▸ Task details:
When you have gone through the entries below, state how many lines include the word "decode" and write nothing else.

▸ Record set:
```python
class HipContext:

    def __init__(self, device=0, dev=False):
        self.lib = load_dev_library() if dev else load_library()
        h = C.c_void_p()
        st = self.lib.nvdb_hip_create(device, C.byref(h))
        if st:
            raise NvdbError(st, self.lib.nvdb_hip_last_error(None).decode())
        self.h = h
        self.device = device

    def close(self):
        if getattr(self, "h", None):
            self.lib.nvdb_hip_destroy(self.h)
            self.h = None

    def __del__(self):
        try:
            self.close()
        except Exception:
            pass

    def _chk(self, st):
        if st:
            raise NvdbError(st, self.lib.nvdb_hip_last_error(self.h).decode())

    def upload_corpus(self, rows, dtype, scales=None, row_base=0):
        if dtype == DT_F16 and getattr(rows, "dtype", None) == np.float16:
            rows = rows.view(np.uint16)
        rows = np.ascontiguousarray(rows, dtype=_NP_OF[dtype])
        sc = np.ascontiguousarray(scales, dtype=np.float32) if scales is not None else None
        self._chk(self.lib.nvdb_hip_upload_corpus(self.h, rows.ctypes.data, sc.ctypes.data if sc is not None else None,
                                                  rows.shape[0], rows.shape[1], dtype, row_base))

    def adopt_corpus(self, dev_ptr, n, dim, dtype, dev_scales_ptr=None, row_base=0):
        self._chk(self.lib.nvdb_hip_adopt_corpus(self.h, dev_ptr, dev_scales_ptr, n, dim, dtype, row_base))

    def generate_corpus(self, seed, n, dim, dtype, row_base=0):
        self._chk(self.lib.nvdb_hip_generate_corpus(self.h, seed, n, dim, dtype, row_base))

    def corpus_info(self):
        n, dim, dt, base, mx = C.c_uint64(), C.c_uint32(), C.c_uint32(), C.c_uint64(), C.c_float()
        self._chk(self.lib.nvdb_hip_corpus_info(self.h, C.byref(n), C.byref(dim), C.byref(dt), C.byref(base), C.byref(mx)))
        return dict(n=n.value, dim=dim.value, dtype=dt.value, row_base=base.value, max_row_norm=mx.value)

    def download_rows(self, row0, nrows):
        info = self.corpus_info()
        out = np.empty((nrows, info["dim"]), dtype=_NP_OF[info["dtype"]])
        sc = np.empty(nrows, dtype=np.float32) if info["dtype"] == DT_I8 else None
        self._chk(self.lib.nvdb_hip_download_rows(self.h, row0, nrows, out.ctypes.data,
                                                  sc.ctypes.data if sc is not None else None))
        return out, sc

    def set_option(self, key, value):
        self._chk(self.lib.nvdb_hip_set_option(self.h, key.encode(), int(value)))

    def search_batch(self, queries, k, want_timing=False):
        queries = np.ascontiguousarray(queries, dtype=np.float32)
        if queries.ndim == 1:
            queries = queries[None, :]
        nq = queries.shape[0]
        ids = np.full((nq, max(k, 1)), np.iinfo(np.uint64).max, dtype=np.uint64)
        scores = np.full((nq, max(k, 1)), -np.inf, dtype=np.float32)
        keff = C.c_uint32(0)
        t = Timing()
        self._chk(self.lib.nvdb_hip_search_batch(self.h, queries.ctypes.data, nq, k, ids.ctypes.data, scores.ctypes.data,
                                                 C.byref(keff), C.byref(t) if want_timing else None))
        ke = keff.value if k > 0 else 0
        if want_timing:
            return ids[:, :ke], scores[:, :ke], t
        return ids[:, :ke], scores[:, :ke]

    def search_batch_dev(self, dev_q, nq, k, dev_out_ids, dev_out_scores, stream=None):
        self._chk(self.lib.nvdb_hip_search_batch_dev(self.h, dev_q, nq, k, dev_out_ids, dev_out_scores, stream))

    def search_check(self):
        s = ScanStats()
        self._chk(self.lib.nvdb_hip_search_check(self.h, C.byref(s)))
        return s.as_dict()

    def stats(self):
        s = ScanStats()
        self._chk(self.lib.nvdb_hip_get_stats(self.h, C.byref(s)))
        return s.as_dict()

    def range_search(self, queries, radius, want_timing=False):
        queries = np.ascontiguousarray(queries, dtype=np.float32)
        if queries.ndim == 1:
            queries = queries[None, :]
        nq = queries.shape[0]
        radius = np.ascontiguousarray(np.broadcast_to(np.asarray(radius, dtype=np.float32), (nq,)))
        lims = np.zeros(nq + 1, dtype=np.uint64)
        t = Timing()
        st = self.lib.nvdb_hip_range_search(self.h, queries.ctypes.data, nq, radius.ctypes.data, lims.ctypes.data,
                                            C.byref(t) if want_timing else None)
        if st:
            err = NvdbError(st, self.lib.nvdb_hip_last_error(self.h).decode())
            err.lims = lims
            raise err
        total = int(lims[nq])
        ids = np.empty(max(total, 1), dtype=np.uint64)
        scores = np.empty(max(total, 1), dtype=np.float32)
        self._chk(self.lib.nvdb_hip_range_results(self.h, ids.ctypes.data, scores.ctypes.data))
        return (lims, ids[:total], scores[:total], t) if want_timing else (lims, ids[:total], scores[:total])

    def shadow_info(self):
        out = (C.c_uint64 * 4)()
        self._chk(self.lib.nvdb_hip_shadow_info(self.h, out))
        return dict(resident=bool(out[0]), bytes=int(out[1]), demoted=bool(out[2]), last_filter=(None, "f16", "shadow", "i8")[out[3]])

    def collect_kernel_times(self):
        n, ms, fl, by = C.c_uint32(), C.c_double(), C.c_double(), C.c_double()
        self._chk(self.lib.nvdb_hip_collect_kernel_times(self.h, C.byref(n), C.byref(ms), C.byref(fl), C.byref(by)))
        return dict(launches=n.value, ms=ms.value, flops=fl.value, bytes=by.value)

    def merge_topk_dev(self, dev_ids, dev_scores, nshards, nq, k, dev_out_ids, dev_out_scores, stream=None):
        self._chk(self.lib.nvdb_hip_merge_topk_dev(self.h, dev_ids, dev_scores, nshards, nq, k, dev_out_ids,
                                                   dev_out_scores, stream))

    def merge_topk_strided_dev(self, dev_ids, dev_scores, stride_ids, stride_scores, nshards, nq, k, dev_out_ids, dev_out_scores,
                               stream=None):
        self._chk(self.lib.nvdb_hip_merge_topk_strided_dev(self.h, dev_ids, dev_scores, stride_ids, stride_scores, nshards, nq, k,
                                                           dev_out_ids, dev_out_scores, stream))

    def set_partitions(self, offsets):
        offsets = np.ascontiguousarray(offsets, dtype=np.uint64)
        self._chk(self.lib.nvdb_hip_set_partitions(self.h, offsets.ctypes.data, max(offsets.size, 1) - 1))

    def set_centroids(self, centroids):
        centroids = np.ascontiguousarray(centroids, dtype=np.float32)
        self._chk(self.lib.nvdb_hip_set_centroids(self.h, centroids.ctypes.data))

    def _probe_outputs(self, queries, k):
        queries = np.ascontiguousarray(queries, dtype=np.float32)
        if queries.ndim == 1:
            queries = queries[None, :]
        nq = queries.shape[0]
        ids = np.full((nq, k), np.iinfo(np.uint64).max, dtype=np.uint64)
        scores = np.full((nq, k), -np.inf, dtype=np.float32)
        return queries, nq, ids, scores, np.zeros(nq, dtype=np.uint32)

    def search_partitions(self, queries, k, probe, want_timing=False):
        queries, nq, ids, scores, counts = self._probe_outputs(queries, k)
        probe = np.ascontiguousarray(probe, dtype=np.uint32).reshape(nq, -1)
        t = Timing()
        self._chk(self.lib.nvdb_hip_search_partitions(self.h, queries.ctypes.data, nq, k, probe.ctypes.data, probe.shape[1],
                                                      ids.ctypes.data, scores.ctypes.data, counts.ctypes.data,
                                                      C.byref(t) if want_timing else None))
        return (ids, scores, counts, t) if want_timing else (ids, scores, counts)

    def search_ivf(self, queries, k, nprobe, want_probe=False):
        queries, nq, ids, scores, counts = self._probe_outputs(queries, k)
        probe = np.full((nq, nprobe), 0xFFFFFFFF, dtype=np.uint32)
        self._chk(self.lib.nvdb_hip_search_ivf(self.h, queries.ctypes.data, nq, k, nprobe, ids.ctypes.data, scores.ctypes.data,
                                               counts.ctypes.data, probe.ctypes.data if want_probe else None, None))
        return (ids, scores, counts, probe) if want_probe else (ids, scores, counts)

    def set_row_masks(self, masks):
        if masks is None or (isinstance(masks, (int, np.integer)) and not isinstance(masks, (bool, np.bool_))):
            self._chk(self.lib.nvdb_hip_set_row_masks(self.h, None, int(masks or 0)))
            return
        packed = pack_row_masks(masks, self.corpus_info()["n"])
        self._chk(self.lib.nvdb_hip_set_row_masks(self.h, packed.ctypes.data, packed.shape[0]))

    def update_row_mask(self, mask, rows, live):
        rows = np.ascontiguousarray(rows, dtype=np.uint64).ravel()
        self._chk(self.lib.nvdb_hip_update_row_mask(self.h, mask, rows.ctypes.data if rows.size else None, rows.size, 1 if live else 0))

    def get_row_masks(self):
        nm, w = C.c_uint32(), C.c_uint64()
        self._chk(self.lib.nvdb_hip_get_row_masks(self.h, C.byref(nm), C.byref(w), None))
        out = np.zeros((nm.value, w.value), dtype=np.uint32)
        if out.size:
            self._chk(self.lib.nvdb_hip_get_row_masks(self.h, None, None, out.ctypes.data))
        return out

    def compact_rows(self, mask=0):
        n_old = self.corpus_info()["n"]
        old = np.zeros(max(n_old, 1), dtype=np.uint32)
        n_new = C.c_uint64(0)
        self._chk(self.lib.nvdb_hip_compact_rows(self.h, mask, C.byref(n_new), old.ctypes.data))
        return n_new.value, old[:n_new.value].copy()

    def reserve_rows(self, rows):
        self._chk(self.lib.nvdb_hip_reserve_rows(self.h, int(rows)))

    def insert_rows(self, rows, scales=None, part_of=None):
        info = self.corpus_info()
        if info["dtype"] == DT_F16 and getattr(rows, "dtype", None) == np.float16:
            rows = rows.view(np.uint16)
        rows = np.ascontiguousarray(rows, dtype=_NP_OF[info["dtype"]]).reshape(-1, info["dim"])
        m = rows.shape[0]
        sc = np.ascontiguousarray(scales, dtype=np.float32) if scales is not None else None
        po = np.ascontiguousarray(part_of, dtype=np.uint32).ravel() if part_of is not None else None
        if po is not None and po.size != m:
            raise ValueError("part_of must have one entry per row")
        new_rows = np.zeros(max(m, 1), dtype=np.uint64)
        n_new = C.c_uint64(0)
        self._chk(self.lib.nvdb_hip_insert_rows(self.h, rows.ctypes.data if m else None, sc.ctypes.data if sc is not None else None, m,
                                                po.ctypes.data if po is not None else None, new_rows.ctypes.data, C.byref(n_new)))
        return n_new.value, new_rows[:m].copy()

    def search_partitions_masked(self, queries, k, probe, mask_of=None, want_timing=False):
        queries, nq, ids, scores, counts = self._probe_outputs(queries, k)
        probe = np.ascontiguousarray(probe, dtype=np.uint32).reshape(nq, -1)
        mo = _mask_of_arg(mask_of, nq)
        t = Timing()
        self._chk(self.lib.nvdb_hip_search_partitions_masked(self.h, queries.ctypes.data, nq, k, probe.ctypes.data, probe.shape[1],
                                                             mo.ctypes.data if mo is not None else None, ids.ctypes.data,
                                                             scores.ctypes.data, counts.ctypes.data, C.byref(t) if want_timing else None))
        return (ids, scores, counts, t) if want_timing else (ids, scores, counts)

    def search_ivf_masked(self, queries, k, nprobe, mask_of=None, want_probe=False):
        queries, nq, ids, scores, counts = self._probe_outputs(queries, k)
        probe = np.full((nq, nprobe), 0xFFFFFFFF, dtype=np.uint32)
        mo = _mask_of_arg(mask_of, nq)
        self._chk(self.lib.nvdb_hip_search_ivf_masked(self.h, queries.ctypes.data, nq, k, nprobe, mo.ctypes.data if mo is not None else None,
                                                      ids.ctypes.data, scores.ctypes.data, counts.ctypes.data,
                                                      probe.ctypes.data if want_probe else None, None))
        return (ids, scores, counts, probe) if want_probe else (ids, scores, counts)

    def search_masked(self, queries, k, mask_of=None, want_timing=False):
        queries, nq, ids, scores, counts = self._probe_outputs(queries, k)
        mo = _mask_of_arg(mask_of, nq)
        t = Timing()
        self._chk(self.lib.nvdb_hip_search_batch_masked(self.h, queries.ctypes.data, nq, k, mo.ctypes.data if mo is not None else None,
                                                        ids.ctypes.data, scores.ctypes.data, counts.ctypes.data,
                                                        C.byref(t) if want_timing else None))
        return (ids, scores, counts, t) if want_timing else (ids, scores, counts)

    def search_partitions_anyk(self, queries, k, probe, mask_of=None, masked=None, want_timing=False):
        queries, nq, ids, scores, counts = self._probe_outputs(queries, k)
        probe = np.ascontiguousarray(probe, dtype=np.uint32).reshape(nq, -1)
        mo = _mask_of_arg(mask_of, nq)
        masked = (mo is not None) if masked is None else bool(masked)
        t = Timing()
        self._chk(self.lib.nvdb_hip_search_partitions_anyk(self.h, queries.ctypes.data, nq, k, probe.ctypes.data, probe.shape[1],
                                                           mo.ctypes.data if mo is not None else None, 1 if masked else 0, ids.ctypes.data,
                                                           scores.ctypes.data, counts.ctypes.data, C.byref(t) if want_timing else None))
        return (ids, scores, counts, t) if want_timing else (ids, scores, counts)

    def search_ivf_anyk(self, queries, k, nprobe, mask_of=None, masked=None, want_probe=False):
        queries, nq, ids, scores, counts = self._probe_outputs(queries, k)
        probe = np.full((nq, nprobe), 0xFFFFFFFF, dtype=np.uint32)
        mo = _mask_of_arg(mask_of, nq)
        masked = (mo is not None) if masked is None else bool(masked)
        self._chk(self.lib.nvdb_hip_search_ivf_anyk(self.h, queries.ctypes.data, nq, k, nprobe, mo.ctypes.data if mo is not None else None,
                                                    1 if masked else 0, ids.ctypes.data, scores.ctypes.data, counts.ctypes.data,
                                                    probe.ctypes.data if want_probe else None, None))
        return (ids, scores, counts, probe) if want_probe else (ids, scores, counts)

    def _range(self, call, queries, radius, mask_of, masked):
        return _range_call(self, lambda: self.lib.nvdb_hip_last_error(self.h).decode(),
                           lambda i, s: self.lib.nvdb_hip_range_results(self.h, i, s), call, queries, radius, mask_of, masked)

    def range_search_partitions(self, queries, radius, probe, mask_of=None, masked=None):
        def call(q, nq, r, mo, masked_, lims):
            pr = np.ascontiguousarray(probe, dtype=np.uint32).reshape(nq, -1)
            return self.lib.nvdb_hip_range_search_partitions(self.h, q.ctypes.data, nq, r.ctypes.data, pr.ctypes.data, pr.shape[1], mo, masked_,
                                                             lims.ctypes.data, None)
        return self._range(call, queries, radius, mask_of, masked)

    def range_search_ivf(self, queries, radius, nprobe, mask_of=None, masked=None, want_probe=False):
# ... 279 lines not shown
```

▸ Result for this exercise:
4